Hire some young helpers who work quick!


----------



## Mr Rewire (Jan 15, 2011)

Be prepared to loose part of the 90% of your service business.


----------



## MHElectric (Oct 14, 2011)

Mr Rewire said:


> Be prepared to loose part of the 90% of your service business.


 .....I'll bite, go ahead and explain.


----------



## rexowner (Apr 12, 2008)

x2 on the 1000 foot spools. 

Same company has this stand with wheels, which is
easier to move around and store if you are just using it for Romex
or other buliky spools like co-ax. Not quite as flexible for other uses.
I use both.










http://www.rack-a-tiers.com/product/39/E-Z-Roll


----------



## Mr Rewire (Jan 15, 2011)

MHElectric said:


> .....I'll bite, go ahead and explain.


 You step into a house on monday at 7 AM insulators will be there on Wed. sheetrock on Thursday. At ten oclock monday you get a service call 30 minutes away So now you are looking at 1 PM before you will be back then another call someone needs you tommorrow morning for a two hour job. Your builder is not going to hold up other trades because of you he needs the work done so he can get paid . As a one man shop you have alot of flexability just doing service and small stuff but when you get into larger builds then your time is not as flexible and you find yourself having to choose between getting the house wired for the next trade to start or go hang grannys ceiling fan. The alternative is to start working 16 hour days.


----------



## captkirk (Nov 21, 2007)

two words.....Boom Drill.....

If your gonna be doing full bore new resi, get yourself a Millwaukee boom drill attachment for your right angle... Trying to drill out a house with just a right angle drill is crazy talk...


----------



## MDShunk (Jan 7, 2007)

I can't for the life of me understand why a guy would purposely pursue famously low-margin, fast paced work, for a notoriously fickle clientele.


----------



## Southeast Power (Jan 18, 2009)

MHElectric said:


> Since leaving commercial work and going into business for myself Ive been almost exclusively doing service work and small jobs with the occasional room additions and remodel work getting more and more. Now Ive got a small builder who wants to see if I would like to start doing new tract homes. Were not talking subdivisions and neighborhoods, more like a small ranch home here and there. From what I understand they are a small outfit.
> 
> Im looking for any advice here as far as gearing up to handle new homes on a semi-regular basis. Im sure service work and small jobs will still be 90% of my work, so I doubt I really need to "set up" to handle this stuff, and I already have most of the tools (I think...?) that I would need to start shuffling jobs out quick. But I'd like to get some advice on what everyone else is doing from whoever is in the new resi dept.
> 
> ...


Consider the nice margins you have doing service work.

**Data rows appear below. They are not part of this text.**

-  if (im.n <= both_max && g.nwork_full > 0 && g.nwork_pack > 0) {
-    const dim3 gb((g.nwork_full + g.nwork_pack + 3) / 4, im.n);
+  if (im.n <= both_max && nf > 0 && np > 0) {
+    const dim3 gb((nf + np + 3) / 4, im.n);
     if (nms)
-      hipLaunchKernelGGL((fast_march_both_kernel<true>), gb, dim3(256), 0, s, a, g.nwork_full, g.nwork_pack);
+      hipLaunchKernelGGL((fast_march_both_kernel<true>), gb, dim3(256), 0, s, a, f0, nf, np);
     else
-      hipLaunchKernelGGL((fast_march_both_kernel<false>), gb, dim3(256), 0, s, a, g.nwork_full, g.nwork_pack);
+      hipLaunchKernelGGL((fast_march_both_kernel<false>), gb, dim3(256), 0, s, a, f0, nf, np);
     return;
   }
   if (nms) {
-    if (g.nwork_full > 0) hipLaunchKernelGGL((fast_march_kernel<false, true>), gf, dim3(256), 0, s, a, g.nwork_full);
-    if (g.nwork_pack > 0) hipLaunchKernelGGL((fast_march_kernel<true, true>), gp, dim3(256), 0, s, a, g.nwork_pack);
+    if (nf > 0) hipLaunchKernelGGL((fast_march_kernel<false, true>), gf, dim3(256), 0, s, a, f0, nf);
+    if (np > 0) hipLaunchKernelGGL((fast_march_kernel<true, true>), gp, dim3(256), 0, s, a, 0, np);
   } else {
-    if (g.nwork_full > 0) hipLaunchKernelGGL((fast_march_kernel<false, false>), gf, dim3(256), 0, s, a, g.nwork_full);
-    if (g.nwork_pack > 0) hipLaunchKernelGGL((fast_march_kernel<true, false>), gp, dim3(256), 0, s, a, g.nwork_pack);
+    if (nf > 0) hipLaunchKernelGGL((fast_march_kernel<false, false>), gf, dim3(256), 0, s, a, f0, nf);
+    if (np > 0) hipLaunchKernelGGL((fast_march_kernel<true, false>), gp, dim3(256), 0, s, a, 0, np);
   }
 }
 
diff --git a/vision_slam_frontend_amd/csrc/k_pyramid.hip b/vision_slam_frontend_amd/csrc/k_pyramid.hip
--- a/vision_slam_frontend_amd/csrc/k_pyramid.hip
+++ b/vision_slam_frontend_amd/csrc/k_pyramid.hip
@@ -539,9 +539,11 @@
 }
 
 void launch_level_chains(const VsfDev& d, const VsfGeom& g, const VsfLevel* h_levels, const VsfImages& im, hipStream_t s,
-                         const VsfSideStream* side, int l_tail) {
+                         const VsfSideStream* side, int l_tail, const VsfPyramidHook* hook) {
   const PyramidArgs p = pyramid_args(d, g, im, 1, l_tail);
   const int nchains = (side && side->n > 0 && im.n >= 2) ? 2 : 1;
+  if (nchains > 1) hook = nullptr;
+  if (hook && hook->level <= 0) hook->fn(hook->arg, s);
   hipStream_t st[VSF_SIDE_STREAMS + 1] = {s};
   for (int c = 1; c < nchains; c++) st[c] = side->stream[c - 1];
   if (nchains > 1) {
@@ -577,6 +579,7 @@
       else
         hipLaunchKernelGGL(resize_march_kernel<4>, grid, dim3(256), 0, st[c], a);
     }
+    if (hook && hook->level == l) hook->fn(hook->arg, s);
   }
   for (int c = 1; c < nchains; c++) {
     vsf_note(hipEventRecord(side->join[c - 1], st[c]));
@@ -593,12 +596,12 @@
 }
 
 void vsf_launch_pyramid(const VsfDev& d, const VsfGeom& g, const VsfLevel* h_levels, const VsfImages& im,
-                        hipStream_t s, const VsfSideStream* side) {
+                        hipStream_t s, const VsfSideStream* side, const VsfPyramidHook* hook) {
   const int few_max = d.tune ? d.tune->pyramid_few : 16;
   const bool few = side && im.n <= few_max;
   if (few && g.nlevels > 1 && launch_slab_chains(d, g, h_levels, im, s)) return;
   const int l_tail = choose_l_tail(d, g, h_levels, im, side, few);
-  launch_level_chains(d, g, h_levels, im, s, side, l_tail);
+  launch_level_chains(d, g, h_levels, im, s, side, l_tail, hook);
   if (l_tail < g.nlevels)
     hipLaunchKernelGGL(pyramid_image_kernel, dim3(im.n), dim3(1024), 0, s, pyramid_args(d, g, im, l_tail, g.nlevels));
 }
diff --git a/vision_slam_frontend_amd/csrc/vsf_api.hip b/vision_slam_frontend_amd/csrc/vsf_api.hip
--- a/vision_slam_frontend_amd/csrc/vsf_api.hip
+++ b/vision_slam_frontend_amd/csrc/vsf_api.hip
@@ -177,6 +177,16 @@
                 uint8_t* d_desc, int32_t* d_counts, bool inputs_complete, const VsfSideStream* own_side, int32_t* status,
                 int status_stride) {
   const VsfGeom& g = ctx->orb.g;
+  const bool pipe = ctx->pipeline && inputs_complete && ctx->lanes == 1 && st == ctx->stream && i0 == 0;
+  const int early_levels = pipe && ctx->cand_alt && ctx->blur_stream && ctx->fast_force < 0
+                               ? std::min(ctx->tuning.fast_early_levels, g.fast_split_levels)
+                               : 0;
+  const int n_early = early_levels > 0 ? vsf_fast_n_early(ctx->orb.levels.data(), g.nlevels, early_levels) : 0;
+  if (n_early > 0) {
+    ctx->cand_flip ^= 1;
+    ctx->dorb.d.cand = ctx->cand_flip ? ctx->cand_alt.get() : ctx->dorb.cand.get();
+    ctx->dorb.d.rowstart = ctx->cand_flip ? ctx->rowstart_alt.get() : ctx->dorb.rowstart.get();
+  }
   VsfDev d = shifted(ctx->dorb.d, g, i0);
   if (status) {
     d.status = status;
@@ -186,7 +196,6 @@
   im.base += (size_t)i0 * im.image_stride;
   im.n = n;
   const size_t K = (size_t)ctx->p.max_keypoints;
-  const bool pipe = ctx->pipeline && inputs_complete && ctx->lanes == 1 && st == ctx->stream && i0 == 0;
   if (pipe) {
     const int buf = ctx->pyr_flip;
     d.pyr = buf ? ctx->pyr_alt : ctx->dorb.d.pyr;
@@ -195,10 +204,36 @@
     if (ctx->fast_done_valid && ctx->tuning.pipe_after_fast) vsf_note(hipStreamWaitEvent(ps, ctx->ev_fast_done, 0));
     if (ctx->ingest_done_valid) vsf_note(hipStreamWaitEvent(ps, ctx->ev_ingest_done, 0));
     if (ctx->input_event) vsf_note(hipStreamWaitEvent(ps, ctx->input_event, 0));
+    struct Early {
+      vsf_ctx* ctx;
+      const VsfDev* d;
+      const VsfImages* im;
+      int n_early;
+      bool fired;
+    } early{ctx, &d, &im, n_early, false};
+    const VsfPyramidHook hook{early_levels - 1,
+                              [](void* arg, hipStream_t chain) {
+                                Early& e = *static_cast<Early*>(arg);
+                                vsf_ctx* c = e.ctx;
+                                hipStream_t es = c->blur_stream;
+                                e.fired = true;
+                                vsf_note(hipEventRecord(c->ev_early_go, chain));
+                                vsf_note(hipStreamWaitEvent(es, c->ev_early_go, 0));
+                                if (c->cand_free_valid[c->cand_flip])
+                                  vsf_note(hipStreamWaitEvent(es, c->ev_cand_free[c->cand_flip], 0));
+                                {
+                                  StageTimer t(c, es, VSF_STAGE_FAST, 0);
+                                  vsf_launch_fast(*e.d, c->orb.g, *e.im, c->p.fast_threshold, 1, es, c->tuning.fast_early_form,
+                                                  c->n_cus, c->fast_cells, VSF_FAST_EARLY, e.n_early);
+                                }
+                                vsf_note(hipEventRecord(c->ev_early_done, es));
+                              },
+                              &early};
     {
       StageTimer t(ctx, ps, VSF_STAGE_PYRAMID, g.nlevels - 1);
-      vsf_launch_pyramid(d, g, ctx->orb.levels.data(), im, ps, nullptr);
+      vsf_launch_pyramid(d, g, ctx->orb.levels.data(), im, ps, nullptr, n_early > 0 ? &hook : nullptr);
     }
+    if (n_early > 0 && !early.fired) hook.fn(&early, ps);
     vsf_note(hipEventRecord(ctx->ev_pyr_done, ps));
     vsf_note(hipStreamWaitEvent(st, ctx->ev_pyr_done, 0));
   } else {
@@ -233,9 +268,11 @@
     vsf_note(hipEventRecord(ctx->ev_blur_done, ctx->blur_stream));
   };
   if (blur_beside) fork_blur();
+  if (n_early > 0) vsf_note(hipStreamWaitEvent(st, ctx->ev_early_done, 0));
   {
     StageTimer t(ctx, st, VSF_STAGE_FAST, 1);
-    vsf_launch_fast(d, g, im, ctx->p.fast_threshold, 1, st, blur_beside ? resident : 0, ctx->n_cus, ctx->fast_cells);
+    vsf_launch_fast(d, g, im, ctx->p.fast_threshold, 1, st, blur_beside ? resident : 0, ctx->n_cus, ctx->fast_cells,
+                    n_early > 0 ? VSF_FAST_LATE : VSF_FAST_ALL, n_early);
   }
   if (pipe) {
     vsf_note(hipEventRecord(ctx->ev_fast_done, st));
@@ -244,6 +281,10 @@
   {
     StageTimer t(ctx, st, VSF_STAGE_SELECT, 1);
     vsf_launch_select(d, g, ctx->orb.levels.data(), im, st);
+  }
+  if (pipe && ctx->cand_alt) {
+    vsf_note(hipEventRecord(ctx->ev_cand_free[ctx->cand_flip], st));
+    ctx->cand_free_valid[ctx->cand_flip] = true;
   }
   if (blur_beside)
     vsf_note(hipStreamWaitEvent(st, ctx->ev_blur_done, 0));
@@ -314,6 +355,16 @@
 vsf_status ensure_pipeline_buffers(vsf_ctx* ctx) {
   if (ctx->pyr_alt) return VSF_OK;
   VSF_HIP(ctx->pyr_alt.alloc((size_t)ctx->p.max_images * ctx->orb.g.pyr_bytes));
+  {
+    const size_t n = (size_t)ctx->p.max_images;
+    const size_t rs_bytes = n * (size_t)std::max(ctx->orb.g.nunits, 1) * VSF_FAST_RS_STRIDE * sizeof(uint16_t);
+    VSF_HIP(ctx->cand_alt.alloc(n * ctx->orb.g.cand_entries * sizeof(uint32_t)));
+    VSF_HIP(ctx->rowstart_alt.alloc(rs_bytes));
+    VSF_HIP(hipMemset(ctx->rowstart_alt, 0, rs_bytes));
+    for (Event& e : ctx->ev_cand_free) VSF_HIP(e.alloc(hipEventDisableTiming));
+    VSF_HIP(ctx->ev_early_go.alloc(hipEventDisableTiming));
+    VSF_HIP(ctx->ev_early_done.alloc(hipEventDisableTiming));
+  }
   VSF_HIP(ctx->ev_pyr_done.alloc(hipEventDisableTiming));
   VSF_HIP(ctx->ev_fast_done.alloc(hipEventDisableTiming));
   for (Event& e : ctx->ev_pyr_free) VSF_HIP(e.alloc(hipEventDisableTiming));
@@ -453,7 +504,7 @@
       ctx->tuning.jpeg_serial = 1;
     }
   }
-  if (ctx->fast_cells.alloc(2 * sizeof(uint32_t)) != hipSuccess) return fail(VSF_ERR_HIP);
+  if (ctx->fast_cells.alloc(3 * sizeof(uint32_t)) != hipSuccess) return fail(VSF_ERR_HIP);
   if (ctx->h_status.alloc(sizeof(int32_t), hipHostMallocDefault) != hipSuccess) return fail(VSF_ERR_HIP);
   vsf_status st = alloc_devset(ctx, ctx->orb, &ctx->dorb, true, ctx->p.max_images);
   if (st != VSF_OK) return fail(st);
@@ -541,6 +592,14 @@
     case VSF_OPT_SELECT_WIDE: t.select_wide = value != 0; break;
     case VSF_OPT_SELECT_BIG_CLASS: t.select_big_class = value != 0; break;
     case VSF_OPT_PIPE_AFTER_FAST: t.pipe_after_fast = value != 0; break;
+    case VSF_OPT_FAST_EARLY_LEVELS:
+      if (value < 0 || value > VSF_MAX_LEVELS) return VSF_ERR_INVALID_ARG;
+      t.fast_early_levels = value;
+      break;
+    case VSF_OPT_FAST_EARLY_FORM:
+      if (value < 0 || value > 3) return VSF_ERR_INVALID_ARG;
+      t.fast_early_form = value;
+      break;
     case VSF_OPT_OBSERVE_THREAD: t.observe_thread = value != 0; break;
     case VSF_OPT_OBSERVE_COPY_THREAD: t.observe_copy_thread = value != 0; break;
     case VSF_OPT_PIPE_PRIORITY:
@@ -577,6 +636,8 @@
     case VSF_OPT_SELECT_WIDE: *value = t.select_wide; break;
     case VSF_OPT_SELECT_BIG_CLASS: *value = t.select_big_class; break;
     case VSF_OPT_PIPE_AFTER_FAST: *value = t.pipe_after_fast; break;
+    case VSF_OPT_FAST_EARLY_LEVELS: *value = t.fast_early_levels; break;
+    case VSF_OPT_FAST_EARLY_FORM: *value = t.fast_early_form; break;
     case VSF_OPT_OBSERVE_THREAD: *value = t.observe_thread; break;
     case VSF_OPT_OBSERVE_COPY_THREAD: *value = t.observe_copy_thread; break;
     case VSF_OPT_PIPE_PRIORITY: *value = t.pipe_priority; break;
@@ -612,6 +673,7 @@
   }
   ctx->pipeline = on != 0;
   ctx->pyr_free_valid[0] = ctx->pyr_free_valid[1] = false;
+  ctx->cand_free_valid[0] = ctx->cand_free_valid[1] = false;
   ctx->fast_done_valid = false;
   return VSF_OK;
 }
diff --git a/vision_slam_frontend_amd/csrc/vsf_ctx.h b/vision_slam_frontend_amd/csrc/vsf_ctx.h
--- a/vision_slam_frontend_amd/csrc/vsf_ctx.h
+++ b/vision_slam_frontend_amd/csrc/vsf_ctx.h
@@ -69,6 +69,9 @@
   int pyr_flip = 0;
   vsfi::Event ev_pyr_done, ev_pyr_free[2], ev_fast_done;
   bool pyr_free_valid[2] = {false, false}, fast_done_valid = false;
+  int cand_flip = 0;
+  vsfi::Event ev_cand_free[2], ev_early_go, ev_early_done;
+  bool cand_free_valid[2] = {false, false};
   vsfi::Event ev_ingest_done;
   bool ingest_done_valid = false;
   hipEvent_t input_event = nullptr;
@@ -181,6 +184,8 @@
   DebugForm ob_debug_form;
   size_t ob_cmp_cap = 0;
   vsfi::DevBuf<uint8_t> pyr_alt;
+  vsfi::DevBuf<uint32_t> cand_alt;
+  vsfi::DevBuf<uint16_t> rowstart_alt;
   vsfi::Geometry orb, fast;
   vsfi::DevSet dorb, dfast;
   vsfi::DevBuf<int32_t> d_status;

Then consider the laughable margins in tract housing.
Then consider working for a GC.

Maybe it would be easier to shoot yourself in the foot.


----------



## MHElectric (Oct 14, 2011)

jrannis said:


> Consider the nice margins you have doing service work.
> 
> Then consider the laughable margins in tract housing.
> Then consider working for a GC.
> ...



I need enough work coming in to keep a helper and myself busy....this would help.


----------



## J. Temple (Dec 30, 2011)

captkirk said:


> two words.....Boom Drill.....
> 
> If your gonna be doing full bore new resi, get yourself a Millwaukee boom drill attachment for your right angle... Trying to drill out a house with just a right angle drill is crazy talk...


Please explain, post link or picture of what Milwaukee boom drill attachment is. We use hole hawgs. Thanks


----------



## jw0445 (Oct 9, 2009)

One of these. Good for making quick holes through rafters and saving your back.


----------



## J. Temple (Dec 30, 2011)

jw0445 said:


> One of these. Good for making quick holes through rafters and saving your back.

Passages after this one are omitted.